| HOW TO COMPLETE THIS TASK |
Please give the number of lines in the material below that contain "TomCommitTask", without further comment.

| INPUT RECORDS |

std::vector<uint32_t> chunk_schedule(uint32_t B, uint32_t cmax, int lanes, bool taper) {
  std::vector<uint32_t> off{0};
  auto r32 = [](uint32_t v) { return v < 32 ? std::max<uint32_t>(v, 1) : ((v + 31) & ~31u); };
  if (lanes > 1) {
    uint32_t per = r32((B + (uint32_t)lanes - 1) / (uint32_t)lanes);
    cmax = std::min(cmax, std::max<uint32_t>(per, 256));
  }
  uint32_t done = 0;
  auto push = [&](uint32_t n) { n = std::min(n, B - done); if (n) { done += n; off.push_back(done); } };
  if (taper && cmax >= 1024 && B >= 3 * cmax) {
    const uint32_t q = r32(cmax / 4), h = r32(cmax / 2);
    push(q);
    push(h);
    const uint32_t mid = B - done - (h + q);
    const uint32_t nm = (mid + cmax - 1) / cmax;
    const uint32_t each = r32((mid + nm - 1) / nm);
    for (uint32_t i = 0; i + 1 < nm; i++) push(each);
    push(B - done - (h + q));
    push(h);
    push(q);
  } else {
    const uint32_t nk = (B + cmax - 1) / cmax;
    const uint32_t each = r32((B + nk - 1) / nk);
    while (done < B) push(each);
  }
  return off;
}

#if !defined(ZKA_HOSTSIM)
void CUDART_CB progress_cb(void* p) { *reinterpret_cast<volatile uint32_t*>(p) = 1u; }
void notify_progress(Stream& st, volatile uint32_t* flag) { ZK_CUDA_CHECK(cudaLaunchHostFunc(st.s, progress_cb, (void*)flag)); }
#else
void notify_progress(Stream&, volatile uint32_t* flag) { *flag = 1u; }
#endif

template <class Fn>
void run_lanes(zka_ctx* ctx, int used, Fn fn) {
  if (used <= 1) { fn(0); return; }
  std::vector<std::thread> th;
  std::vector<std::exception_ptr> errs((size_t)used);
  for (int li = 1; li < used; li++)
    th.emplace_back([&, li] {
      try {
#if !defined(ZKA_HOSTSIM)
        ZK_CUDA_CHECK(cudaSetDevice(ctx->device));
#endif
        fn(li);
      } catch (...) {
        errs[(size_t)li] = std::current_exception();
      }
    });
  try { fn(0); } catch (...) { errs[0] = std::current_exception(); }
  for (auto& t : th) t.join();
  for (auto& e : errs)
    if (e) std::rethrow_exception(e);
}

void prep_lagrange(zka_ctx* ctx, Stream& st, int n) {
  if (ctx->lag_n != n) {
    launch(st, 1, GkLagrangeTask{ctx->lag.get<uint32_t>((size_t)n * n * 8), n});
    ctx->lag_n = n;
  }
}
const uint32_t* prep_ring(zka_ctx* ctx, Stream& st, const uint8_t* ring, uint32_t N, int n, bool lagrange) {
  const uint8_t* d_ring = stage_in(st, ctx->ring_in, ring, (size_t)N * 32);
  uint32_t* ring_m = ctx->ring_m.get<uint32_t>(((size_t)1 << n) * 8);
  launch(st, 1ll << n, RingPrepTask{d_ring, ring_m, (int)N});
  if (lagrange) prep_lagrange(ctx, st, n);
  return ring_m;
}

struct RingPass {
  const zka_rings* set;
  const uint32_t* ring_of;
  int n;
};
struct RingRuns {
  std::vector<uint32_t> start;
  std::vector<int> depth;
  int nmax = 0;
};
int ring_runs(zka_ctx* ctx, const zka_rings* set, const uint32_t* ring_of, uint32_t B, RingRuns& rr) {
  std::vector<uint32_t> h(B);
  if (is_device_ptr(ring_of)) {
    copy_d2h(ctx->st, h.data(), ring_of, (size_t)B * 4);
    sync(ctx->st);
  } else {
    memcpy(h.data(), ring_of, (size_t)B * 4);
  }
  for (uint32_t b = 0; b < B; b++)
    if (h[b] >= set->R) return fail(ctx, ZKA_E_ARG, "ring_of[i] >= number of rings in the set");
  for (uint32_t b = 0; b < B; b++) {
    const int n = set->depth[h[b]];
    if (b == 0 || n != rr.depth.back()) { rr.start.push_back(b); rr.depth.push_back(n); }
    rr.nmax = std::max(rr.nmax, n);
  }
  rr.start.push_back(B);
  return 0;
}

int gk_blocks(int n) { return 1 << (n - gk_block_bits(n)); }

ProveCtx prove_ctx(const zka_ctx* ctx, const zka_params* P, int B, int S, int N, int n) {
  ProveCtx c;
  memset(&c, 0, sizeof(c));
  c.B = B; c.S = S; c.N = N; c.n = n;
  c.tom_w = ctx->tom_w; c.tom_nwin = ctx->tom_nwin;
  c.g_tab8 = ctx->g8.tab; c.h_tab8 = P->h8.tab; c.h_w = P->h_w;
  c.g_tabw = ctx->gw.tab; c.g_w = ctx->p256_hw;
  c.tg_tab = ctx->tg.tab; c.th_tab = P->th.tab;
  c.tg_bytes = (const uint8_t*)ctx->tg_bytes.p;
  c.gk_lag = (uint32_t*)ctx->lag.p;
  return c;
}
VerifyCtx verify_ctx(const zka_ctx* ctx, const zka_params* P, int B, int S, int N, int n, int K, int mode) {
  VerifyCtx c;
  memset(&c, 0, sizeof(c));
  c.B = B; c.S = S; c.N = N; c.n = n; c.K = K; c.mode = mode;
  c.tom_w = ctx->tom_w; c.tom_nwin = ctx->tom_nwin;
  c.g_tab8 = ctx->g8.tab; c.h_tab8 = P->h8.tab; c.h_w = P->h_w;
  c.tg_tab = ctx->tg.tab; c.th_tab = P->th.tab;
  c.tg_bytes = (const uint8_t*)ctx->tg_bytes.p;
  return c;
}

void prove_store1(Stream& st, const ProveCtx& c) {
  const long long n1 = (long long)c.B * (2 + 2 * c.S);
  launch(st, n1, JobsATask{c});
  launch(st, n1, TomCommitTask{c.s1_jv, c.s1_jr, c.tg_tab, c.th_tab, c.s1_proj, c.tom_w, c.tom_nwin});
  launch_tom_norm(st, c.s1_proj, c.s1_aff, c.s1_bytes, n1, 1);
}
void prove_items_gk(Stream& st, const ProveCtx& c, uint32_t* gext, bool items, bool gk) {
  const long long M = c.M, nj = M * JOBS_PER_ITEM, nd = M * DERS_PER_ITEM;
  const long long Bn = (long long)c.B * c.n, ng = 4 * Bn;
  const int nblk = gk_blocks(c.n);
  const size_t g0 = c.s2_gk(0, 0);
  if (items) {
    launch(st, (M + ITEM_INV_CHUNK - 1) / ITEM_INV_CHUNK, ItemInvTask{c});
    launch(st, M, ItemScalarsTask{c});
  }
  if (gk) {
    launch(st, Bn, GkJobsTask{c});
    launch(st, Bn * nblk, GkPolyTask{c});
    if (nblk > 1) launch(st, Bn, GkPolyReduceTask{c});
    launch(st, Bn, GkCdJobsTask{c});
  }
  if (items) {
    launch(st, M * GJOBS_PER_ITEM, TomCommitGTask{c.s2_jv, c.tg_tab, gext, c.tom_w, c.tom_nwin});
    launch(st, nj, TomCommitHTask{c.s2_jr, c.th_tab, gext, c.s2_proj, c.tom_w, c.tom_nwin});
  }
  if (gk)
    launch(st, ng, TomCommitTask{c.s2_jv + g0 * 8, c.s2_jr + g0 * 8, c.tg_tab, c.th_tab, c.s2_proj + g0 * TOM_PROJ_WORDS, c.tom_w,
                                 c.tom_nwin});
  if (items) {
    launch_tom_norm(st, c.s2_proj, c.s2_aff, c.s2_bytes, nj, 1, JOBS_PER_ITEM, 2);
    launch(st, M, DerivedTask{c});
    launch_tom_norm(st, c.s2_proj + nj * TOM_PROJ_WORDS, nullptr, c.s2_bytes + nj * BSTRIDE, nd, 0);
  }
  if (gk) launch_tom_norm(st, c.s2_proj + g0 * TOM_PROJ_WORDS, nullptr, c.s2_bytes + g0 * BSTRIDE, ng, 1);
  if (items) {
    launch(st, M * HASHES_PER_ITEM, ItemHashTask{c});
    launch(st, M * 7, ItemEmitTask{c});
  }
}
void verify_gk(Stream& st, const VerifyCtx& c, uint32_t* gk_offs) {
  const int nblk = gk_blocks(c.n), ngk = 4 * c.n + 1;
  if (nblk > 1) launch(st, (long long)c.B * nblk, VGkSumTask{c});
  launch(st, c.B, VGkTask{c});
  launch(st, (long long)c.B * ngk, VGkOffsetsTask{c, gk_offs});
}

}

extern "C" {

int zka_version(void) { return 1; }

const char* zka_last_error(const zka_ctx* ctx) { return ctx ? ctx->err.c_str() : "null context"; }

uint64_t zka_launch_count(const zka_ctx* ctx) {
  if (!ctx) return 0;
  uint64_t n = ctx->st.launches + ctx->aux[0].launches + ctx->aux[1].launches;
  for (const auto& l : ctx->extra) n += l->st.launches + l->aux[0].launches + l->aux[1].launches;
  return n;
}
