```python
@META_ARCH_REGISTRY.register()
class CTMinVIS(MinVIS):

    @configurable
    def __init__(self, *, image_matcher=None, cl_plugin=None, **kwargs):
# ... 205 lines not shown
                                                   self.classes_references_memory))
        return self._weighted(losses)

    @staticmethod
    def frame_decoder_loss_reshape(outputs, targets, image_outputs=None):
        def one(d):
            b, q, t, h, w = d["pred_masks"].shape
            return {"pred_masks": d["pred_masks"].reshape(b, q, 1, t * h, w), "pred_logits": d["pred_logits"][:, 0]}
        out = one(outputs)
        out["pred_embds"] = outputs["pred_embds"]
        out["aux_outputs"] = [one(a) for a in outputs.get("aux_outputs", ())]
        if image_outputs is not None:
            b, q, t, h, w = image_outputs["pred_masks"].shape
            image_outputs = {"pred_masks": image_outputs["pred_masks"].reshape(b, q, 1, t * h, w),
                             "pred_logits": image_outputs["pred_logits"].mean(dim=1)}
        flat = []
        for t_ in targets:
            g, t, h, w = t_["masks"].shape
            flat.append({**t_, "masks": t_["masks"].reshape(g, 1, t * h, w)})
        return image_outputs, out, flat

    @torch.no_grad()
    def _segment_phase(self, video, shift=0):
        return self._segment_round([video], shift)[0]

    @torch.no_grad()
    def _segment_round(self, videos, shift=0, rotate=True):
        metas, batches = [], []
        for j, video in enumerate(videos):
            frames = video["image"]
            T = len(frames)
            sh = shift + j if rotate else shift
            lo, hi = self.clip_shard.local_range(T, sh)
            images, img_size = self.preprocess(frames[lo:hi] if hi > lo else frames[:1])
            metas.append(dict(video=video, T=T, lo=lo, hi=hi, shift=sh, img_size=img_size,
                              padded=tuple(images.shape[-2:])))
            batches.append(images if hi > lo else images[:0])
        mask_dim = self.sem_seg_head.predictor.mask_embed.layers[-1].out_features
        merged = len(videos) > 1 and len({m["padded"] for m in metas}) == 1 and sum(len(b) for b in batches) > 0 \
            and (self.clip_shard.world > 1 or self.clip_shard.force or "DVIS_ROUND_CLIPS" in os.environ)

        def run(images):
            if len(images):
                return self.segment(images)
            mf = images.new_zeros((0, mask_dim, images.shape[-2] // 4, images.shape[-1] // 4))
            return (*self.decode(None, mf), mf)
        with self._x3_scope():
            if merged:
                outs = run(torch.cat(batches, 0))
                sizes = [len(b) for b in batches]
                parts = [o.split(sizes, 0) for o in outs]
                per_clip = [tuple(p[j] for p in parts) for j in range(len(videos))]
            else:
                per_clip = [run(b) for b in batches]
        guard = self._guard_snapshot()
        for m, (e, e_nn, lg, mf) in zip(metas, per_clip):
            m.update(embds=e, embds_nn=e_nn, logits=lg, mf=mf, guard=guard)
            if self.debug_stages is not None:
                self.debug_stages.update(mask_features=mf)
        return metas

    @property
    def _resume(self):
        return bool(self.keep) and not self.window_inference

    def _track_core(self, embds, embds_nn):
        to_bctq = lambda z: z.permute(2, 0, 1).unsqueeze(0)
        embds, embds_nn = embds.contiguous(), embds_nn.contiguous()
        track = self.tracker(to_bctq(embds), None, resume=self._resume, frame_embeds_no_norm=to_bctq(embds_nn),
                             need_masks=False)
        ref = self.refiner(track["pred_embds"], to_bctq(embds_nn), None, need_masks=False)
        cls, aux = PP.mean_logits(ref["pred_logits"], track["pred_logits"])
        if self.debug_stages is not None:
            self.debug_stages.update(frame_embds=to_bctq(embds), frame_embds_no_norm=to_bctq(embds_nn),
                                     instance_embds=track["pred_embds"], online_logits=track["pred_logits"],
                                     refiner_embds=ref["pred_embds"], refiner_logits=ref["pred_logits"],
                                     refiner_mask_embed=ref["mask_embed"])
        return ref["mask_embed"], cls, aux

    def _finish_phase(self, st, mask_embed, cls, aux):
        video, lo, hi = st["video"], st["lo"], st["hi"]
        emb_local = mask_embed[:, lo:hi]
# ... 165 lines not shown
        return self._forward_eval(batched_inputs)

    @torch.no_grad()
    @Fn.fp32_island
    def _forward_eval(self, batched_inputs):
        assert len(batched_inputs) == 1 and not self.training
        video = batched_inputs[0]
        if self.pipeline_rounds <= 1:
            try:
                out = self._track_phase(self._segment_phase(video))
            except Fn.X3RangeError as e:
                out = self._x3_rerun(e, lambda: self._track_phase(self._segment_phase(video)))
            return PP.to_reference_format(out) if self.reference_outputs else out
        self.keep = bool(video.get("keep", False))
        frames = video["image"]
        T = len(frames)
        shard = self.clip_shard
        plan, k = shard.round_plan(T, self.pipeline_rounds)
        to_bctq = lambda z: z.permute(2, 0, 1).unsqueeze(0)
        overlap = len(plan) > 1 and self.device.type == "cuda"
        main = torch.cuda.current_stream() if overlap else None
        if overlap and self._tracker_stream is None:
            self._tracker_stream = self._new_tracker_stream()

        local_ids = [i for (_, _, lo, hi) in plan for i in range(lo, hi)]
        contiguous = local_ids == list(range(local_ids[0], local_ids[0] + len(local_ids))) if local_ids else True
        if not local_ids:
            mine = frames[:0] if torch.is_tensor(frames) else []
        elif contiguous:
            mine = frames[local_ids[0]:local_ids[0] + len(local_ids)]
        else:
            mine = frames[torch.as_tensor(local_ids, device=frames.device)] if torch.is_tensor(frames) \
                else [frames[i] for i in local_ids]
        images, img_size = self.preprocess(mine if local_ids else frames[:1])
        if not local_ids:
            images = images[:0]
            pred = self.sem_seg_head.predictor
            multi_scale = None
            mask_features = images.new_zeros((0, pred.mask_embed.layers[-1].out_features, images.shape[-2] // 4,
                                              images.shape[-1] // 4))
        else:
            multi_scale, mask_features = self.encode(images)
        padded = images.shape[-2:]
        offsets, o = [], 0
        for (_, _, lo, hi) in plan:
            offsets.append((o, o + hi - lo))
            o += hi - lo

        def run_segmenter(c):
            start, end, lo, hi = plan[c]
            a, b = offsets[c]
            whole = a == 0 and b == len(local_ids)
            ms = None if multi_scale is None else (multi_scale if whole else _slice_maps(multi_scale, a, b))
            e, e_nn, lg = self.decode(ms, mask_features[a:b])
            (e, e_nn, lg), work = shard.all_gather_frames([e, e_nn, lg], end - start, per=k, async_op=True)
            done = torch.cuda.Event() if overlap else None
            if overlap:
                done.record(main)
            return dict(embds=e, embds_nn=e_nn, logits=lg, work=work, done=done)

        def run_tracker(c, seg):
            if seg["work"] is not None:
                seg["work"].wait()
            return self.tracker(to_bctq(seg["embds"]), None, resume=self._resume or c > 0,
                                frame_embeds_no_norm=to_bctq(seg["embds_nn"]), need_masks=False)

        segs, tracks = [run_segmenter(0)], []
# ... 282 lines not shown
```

| ANSWER TO THE EXERCISE |
2